____ The input

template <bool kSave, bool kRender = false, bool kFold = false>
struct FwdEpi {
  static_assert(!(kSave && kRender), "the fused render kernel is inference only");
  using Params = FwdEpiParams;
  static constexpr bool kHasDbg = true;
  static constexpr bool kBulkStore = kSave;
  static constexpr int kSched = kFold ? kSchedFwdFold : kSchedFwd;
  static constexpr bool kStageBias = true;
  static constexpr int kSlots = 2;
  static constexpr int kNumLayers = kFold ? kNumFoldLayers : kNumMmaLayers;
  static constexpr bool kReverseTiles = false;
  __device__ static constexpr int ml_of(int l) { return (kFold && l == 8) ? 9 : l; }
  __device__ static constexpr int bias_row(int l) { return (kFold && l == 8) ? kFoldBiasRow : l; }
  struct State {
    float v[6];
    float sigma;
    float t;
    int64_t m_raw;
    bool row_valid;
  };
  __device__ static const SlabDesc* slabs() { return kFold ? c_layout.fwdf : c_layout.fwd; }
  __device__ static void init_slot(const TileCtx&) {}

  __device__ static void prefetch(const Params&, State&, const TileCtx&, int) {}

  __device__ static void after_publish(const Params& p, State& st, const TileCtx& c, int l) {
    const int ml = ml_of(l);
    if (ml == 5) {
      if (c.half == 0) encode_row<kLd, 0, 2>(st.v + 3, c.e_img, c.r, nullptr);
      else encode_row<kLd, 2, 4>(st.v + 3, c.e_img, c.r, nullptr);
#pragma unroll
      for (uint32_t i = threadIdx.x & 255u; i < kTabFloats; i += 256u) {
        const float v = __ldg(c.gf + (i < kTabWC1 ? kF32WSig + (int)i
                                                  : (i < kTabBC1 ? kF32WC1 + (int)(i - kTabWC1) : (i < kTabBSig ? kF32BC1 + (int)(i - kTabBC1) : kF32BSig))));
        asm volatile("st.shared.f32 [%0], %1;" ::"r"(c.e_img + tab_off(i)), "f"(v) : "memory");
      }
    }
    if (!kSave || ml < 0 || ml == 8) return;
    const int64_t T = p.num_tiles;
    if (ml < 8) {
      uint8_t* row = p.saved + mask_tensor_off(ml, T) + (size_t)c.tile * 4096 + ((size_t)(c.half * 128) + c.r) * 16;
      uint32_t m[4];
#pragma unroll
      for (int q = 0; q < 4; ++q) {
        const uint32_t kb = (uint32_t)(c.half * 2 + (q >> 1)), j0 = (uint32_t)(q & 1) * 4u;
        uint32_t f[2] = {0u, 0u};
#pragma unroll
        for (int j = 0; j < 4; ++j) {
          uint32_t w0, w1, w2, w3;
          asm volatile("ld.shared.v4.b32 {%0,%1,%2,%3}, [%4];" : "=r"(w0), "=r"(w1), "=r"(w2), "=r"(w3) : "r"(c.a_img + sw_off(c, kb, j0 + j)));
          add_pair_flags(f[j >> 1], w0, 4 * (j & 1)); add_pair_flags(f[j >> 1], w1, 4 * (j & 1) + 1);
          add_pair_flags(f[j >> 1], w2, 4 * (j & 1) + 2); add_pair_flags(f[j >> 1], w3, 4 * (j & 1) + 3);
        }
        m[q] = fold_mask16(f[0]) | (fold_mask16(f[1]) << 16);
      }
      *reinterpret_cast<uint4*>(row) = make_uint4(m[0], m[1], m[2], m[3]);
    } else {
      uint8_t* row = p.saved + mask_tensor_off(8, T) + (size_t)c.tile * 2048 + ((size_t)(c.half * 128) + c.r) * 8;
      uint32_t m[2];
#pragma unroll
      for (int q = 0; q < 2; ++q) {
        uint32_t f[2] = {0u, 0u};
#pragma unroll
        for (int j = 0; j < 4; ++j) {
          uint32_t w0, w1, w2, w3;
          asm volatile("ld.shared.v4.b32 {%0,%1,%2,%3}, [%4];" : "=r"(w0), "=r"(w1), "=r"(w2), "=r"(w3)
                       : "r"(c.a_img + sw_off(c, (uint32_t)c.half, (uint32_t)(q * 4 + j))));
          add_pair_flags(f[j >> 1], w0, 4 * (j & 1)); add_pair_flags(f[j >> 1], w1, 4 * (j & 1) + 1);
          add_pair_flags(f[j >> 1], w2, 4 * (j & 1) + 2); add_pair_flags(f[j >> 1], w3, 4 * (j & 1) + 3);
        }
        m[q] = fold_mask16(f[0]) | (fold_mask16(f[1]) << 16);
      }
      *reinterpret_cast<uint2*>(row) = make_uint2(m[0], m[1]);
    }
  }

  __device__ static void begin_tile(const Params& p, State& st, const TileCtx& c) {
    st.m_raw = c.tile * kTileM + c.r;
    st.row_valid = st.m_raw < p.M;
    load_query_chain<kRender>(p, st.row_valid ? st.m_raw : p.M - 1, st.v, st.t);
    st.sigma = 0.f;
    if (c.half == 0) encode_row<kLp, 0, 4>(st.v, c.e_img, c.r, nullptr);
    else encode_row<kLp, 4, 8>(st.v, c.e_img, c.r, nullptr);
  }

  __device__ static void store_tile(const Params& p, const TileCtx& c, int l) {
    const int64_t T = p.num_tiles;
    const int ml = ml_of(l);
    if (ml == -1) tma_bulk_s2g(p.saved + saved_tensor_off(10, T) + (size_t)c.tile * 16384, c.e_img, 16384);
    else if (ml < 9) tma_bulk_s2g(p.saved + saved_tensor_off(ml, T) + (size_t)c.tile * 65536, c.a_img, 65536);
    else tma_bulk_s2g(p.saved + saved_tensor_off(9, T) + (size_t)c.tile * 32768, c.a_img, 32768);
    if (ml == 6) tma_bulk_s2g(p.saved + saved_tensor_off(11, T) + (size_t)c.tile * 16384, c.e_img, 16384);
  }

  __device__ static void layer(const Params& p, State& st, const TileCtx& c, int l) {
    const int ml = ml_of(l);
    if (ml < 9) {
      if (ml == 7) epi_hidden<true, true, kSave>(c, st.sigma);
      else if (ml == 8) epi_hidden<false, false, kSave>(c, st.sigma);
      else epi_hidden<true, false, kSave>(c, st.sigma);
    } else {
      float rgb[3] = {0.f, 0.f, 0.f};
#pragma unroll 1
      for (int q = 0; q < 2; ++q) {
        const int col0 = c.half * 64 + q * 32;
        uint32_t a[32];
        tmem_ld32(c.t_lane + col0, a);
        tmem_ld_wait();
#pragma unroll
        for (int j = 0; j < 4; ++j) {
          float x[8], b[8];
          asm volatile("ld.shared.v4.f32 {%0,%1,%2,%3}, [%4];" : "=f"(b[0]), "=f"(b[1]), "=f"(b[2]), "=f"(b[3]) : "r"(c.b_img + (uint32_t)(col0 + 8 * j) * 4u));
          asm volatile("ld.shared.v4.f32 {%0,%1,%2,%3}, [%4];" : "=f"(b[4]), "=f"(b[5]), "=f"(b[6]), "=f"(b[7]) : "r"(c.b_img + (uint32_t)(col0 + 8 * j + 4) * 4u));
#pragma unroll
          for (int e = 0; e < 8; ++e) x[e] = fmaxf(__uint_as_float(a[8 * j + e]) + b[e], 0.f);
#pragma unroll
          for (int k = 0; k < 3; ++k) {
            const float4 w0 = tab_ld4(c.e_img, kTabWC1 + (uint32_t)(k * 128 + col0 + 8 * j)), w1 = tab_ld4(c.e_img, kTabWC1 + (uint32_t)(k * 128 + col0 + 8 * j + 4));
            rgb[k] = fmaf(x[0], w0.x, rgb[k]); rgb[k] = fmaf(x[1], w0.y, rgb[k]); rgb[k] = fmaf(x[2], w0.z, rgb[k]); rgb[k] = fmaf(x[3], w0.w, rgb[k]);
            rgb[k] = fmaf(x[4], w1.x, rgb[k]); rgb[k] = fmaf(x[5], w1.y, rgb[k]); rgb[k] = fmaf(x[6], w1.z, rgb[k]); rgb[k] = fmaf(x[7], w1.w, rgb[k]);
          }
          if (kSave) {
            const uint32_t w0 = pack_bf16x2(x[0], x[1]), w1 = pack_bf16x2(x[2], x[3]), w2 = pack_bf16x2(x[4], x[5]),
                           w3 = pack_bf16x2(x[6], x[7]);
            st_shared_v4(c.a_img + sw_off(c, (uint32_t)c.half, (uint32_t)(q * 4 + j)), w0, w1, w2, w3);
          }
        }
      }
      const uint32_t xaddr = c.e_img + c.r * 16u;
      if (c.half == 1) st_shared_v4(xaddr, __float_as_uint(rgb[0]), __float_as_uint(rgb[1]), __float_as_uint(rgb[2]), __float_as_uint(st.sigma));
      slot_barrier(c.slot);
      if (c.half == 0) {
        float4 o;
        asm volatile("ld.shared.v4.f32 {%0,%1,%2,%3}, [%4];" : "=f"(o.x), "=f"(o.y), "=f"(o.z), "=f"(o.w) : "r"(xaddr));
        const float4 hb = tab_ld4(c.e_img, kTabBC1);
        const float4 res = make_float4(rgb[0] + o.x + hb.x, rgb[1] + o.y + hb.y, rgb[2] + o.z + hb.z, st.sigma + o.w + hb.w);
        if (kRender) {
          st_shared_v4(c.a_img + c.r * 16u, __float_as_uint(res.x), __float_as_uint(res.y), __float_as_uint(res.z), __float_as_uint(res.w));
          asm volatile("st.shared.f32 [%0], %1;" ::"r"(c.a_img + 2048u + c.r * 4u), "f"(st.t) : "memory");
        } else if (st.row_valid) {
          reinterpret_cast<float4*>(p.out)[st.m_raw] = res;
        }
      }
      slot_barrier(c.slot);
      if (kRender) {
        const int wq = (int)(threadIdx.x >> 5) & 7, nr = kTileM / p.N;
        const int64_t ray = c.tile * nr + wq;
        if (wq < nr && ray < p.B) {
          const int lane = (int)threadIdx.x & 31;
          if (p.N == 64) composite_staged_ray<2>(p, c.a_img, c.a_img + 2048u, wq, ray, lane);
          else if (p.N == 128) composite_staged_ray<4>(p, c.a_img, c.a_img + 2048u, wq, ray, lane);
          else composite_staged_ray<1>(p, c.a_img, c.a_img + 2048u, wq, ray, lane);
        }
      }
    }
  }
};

________
____ The input

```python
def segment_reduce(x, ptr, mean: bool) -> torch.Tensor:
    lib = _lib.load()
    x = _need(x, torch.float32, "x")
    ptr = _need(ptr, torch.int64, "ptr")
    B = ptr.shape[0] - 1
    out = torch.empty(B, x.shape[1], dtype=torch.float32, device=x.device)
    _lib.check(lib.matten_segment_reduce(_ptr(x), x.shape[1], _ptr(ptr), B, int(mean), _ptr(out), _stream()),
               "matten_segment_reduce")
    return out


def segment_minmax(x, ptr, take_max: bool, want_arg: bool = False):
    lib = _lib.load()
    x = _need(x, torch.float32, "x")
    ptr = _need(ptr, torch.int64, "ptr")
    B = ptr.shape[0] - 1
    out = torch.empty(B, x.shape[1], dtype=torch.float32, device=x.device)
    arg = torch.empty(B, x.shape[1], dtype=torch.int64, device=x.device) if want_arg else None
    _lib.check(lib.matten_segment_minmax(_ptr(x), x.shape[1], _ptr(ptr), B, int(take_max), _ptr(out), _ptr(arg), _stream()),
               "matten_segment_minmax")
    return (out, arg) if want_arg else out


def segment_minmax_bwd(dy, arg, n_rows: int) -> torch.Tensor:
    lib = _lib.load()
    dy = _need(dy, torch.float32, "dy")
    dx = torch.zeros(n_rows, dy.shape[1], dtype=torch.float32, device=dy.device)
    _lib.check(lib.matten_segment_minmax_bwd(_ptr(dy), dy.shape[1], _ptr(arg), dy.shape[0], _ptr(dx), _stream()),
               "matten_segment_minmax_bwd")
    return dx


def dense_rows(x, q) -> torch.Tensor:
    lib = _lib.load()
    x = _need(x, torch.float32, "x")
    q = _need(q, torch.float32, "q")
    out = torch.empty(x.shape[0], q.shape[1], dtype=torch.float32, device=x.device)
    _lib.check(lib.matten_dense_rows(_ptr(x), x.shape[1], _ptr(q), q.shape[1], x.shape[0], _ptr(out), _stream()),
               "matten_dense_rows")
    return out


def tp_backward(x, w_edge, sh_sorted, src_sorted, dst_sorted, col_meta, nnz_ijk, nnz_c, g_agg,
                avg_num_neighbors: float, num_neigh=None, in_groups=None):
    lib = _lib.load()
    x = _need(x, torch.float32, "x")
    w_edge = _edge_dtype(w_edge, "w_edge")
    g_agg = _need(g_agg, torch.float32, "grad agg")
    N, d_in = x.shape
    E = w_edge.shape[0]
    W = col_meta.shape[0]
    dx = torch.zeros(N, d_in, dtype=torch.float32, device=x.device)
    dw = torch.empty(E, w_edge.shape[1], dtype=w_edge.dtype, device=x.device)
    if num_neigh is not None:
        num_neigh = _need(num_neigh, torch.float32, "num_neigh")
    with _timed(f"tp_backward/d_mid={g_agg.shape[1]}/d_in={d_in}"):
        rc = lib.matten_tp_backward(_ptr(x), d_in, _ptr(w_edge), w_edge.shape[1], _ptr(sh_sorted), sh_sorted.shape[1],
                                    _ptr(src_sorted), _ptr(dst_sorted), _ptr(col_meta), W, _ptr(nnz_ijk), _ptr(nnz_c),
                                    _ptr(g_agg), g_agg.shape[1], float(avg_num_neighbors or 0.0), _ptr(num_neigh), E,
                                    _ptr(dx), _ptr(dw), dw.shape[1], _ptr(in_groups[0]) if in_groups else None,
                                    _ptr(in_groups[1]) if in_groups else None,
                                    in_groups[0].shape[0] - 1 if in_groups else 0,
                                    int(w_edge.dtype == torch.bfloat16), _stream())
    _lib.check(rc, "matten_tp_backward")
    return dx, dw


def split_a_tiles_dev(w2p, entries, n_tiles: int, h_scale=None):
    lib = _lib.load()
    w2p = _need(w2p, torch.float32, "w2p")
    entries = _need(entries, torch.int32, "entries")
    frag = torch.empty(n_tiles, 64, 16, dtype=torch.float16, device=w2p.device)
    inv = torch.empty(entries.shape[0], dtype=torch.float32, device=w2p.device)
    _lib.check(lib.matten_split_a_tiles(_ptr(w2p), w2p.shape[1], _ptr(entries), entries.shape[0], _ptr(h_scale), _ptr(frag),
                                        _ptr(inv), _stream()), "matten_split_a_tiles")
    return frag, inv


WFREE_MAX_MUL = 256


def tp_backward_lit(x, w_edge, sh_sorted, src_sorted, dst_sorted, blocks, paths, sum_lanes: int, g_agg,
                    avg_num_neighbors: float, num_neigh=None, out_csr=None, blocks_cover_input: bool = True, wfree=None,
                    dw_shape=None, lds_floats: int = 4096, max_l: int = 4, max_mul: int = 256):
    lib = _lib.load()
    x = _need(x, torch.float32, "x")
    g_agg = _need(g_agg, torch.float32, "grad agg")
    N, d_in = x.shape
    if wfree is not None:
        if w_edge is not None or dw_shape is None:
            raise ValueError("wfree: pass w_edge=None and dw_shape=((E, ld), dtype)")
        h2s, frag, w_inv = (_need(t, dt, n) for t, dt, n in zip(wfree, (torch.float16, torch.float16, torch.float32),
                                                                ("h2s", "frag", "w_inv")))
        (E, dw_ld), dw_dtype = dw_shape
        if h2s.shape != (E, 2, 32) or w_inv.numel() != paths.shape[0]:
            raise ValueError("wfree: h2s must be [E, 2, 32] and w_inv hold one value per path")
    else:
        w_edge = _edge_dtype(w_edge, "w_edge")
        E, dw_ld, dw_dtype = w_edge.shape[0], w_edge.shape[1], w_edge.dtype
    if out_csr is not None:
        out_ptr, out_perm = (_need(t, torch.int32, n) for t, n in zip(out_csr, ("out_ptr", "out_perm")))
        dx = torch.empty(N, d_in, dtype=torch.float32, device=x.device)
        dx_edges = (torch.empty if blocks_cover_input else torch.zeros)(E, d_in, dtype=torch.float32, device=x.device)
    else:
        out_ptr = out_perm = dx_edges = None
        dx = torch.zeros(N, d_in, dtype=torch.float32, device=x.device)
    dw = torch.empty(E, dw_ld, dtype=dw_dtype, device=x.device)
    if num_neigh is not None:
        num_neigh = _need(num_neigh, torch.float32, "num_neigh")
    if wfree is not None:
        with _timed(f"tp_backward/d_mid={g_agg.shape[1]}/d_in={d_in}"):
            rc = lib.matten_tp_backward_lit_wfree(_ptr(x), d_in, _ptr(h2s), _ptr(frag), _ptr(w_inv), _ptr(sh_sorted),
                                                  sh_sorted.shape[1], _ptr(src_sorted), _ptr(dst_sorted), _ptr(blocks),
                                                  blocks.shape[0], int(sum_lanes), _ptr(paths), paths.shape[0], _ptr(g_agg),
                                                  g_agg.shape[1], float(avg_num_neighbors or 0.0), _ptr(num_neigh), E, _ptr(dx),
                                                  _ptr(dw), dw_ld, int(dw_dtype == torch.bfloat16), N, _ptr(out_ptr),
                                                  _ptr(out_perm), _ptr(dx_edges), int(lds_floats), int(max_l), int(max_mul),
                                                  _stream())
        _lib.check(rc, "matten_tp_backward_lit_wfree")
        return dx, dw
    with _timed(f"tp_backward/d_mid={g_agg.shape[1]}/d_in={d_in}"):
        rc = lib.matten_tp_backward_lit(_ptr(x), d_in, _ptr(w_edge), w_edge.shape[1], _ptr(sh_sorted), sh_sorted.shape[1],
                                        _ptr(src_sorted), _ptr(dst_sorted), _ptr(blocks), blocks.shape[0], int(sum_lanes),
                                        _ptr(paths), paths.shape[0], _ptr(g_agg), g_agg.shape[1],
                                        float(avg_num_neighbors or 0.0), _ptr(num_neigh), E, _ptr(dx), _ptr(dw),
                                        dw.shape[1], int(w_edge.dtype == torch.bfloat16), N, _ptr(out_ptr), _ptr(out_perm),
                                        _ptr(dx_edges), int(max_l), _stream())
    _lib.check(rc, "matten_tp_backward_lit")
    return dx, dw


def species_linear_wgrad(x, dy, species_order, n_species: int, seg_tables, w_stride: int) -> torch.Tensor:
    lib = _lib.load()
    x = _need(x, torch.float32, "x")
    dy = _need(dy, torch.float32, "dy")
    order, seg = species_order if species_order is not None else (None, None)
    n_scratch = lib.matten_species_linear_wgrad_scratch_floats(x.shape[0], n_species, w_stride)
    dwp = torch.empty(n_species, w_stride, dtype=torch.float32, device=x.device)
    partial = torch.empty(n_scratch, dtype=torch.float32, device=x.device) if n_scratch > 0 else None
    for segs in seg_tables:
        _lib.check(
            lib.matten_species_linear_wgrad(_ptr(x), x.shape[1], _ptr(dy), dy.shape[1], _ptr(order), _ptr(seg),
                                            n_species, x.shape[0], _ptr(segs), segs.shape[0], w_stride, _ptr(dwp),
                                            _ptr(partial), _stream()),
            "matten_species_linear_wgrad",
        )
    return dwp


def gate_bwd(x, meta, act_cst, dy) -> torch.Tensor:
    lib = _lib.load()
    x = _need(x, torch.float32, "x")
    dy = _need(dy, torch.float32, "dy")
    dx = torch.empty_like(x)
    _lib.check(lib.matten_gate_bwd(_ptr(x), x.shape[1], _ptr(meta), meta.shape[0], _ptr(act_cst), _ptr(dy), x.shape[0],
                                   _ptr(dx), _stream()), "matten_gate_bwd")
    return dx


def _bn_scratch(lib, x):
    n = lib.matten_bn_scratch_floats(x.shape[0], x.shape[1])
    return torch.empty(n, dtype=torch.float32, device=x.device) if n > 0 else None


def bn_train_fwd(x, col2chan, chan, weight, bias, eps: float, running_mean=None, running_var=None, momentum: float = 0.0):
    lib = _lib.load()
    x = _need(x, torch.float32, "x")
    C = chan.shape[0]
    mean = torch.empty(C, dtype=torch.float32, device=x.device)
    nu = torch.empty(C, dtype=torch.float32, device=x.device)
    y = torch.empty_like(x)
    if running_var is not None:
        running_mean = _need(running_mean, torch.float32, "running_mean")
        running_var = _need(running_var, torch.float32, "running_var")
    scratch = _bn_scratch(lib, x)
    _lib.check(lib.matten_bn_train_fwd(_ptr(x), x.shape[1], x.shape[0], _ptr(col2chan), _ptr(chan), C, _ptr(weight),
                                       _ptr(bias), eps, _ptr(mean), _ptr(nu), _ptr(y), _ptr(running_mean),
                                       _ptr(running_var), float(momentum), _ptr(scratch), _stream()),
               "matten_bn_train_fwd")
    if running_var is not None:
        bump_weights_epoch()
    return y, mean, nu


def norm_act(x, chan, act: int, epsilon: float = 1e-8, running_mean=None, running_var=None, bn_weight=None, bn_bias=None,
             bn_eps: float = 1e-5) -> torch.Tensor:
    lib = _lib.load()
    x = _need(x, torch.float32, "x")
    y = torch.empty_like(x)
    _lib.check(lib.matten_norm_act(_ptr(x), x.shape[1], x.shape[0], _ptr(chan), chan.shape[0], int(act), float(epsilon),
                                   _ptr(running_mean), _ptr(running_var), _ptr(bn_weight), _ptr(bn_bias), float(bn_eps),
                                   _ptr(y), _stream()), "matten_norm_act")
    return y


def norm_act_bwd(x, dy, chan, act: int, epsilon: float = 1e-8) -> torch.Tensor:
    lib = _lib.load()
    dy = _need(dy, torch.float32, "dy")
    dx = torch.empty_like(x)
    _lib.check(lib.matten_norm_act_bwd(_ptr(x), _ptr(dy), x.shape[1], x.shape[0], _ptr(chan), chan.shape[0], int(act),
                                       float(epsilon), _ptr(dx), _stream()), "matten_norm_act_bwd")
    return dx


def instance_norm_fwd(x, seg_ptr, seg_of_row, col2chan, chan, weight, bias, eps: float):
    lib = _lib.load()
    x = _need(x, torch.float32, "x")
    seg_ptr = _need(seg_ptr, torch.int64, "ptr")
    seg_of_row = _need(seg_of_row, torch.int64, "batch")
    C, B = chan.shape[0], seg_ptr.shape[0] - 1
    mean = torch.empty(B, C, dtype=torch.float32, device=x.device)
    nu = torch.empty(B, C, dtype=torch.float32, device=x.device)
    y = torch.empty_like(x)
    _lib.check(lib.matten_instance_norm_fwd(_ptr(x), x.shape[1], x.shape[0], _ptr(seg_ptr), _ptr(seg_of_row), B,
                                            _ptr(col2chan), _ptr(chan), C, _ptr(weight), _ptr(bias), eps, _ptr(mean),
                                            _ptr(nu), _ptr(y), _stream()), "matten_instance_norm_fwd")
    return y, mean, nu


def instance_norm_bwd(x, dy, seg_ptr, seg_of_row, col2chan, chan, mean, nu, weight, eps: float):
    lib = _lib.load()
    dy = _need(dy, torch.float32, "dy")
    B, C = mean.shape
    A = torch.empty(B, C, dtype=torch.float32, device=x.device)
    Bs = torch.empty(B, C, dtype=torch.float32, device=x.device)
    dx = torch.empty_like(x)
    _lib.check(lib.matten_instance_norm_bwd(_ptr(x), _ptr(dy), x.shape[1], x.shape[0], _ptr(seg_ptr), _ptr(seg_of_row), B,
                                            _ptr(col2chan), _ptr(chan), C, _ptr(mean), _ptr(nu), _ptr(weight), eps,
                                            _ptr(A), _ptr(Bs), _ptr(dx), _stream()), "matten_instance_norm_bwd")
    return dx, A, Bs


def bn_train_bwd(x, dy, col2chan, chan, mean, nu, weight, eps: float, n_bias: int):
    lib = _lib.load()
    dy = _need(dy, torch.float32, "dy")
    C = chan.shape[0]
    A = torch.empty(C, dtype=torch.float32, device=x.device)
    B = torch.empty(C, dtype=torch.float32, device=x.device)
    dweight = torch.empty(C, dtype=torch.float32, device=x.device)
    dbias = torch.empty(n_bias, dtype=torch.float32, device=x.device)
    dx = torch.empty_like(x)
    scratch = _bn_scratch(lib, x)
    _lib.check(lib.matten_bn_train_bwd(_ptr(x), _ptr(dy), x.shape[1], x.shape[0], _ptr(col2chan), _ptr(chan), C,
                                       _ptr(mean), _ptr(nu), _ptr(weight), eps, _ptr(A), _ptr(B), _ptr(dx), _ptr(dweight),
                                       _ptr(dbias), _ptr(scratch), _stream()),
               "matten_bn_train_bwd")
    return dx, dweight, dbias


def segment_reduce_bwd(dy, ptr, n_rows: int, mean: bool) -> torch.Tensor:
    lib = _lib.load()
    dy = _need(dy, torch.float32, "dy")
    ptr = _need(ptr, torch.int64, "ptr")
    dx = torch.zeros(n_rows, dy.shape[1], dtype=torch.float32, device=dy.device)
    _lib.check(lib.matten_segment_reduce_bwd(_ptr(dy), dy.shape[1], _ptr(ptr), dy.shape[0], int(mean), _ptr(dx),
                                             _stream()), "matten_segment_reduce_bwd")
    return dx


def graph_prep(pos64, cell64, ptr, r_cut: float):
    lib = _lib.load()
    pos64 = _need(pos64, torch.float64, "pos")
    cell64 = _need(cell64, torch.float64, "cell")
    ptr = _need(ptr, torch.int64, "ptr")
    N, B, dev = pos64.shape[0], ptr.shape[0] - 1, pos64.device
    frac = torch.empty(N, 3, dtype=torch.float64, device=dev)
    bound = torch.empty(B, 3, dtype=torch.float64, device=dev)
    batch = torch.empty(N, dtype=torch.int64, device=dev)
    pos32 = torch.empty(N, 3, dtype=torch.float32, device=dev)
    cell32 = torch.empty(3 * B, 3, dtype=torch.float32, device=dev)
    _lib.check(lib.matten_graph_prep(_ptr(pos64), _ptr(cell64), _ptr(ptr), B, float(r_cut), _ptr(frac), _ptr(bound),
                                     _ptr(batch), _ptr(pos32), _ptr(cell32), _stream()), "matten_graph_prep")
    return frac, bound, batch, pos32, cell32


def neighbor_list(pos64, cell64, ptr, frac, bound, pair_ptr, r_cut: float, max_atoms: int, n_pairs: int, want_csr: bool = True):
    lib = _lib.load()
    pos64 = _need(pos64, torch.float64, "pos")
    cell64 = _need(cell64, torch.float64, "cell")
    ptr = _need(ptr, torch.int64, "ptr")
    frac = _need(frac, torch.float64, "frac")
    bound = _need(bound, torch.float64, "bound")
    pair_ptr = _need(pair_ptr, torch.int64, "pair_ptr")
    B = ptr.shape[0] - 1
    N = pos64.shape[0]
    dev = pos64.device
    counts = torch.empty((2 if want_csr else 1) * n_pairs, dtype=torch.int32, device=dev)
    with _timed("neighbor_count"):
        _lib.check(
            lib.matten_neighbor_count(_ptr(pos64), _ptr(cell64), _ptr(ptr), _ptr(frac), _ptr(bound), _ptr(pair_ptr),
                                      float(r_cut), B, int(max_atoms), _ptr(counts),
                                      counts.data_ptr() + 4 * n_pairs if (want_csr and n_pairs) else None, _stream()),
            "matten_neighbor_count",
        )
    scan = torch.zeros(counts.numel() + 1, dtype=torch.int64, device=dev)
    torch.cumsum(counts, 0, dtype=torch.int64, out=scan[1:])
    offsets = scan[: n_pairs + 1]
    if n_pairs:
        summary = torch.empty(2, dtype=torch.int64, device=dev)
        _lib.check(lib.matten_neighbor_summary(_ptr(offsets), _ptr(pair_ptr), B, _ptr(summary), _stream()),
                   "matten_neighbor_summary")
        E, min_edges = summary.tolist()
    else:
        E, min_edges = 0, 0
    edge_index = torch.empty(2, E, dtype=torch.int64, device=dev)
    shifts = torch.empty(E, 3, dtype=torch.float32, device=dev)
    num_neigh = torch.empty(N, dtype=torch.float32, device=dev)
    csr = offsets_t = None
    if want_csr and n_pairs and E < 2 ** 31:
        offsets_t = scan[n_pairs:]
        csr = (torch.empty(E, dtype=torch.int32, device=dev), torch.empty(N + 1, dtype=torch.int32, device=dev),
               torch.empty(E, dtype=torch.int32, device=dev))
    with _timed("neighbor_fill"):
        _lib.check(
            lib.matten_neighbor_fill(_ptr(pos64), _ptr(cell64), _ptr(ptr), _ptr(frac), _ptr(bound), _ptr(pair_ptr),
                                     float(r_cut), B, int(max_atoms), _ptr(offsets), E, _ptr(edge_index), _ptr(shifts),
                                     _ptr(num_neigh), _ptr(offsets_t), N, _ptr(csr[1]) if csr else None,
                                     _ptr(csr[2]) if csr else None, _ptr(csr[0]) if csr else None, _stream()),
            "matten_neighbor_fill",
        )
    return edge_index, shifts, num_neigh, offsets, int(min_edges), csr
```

________

Description of the task
Review the material and copy each line in which the word "ValueError" appears.

The answer
            raise ValueError("wfree: pass w_edge=None and dw_shape=((E, ld), dtype)")
            raise ValueError("wfree: h2s must be [E, 2, 32] and w_inv hold one value per path")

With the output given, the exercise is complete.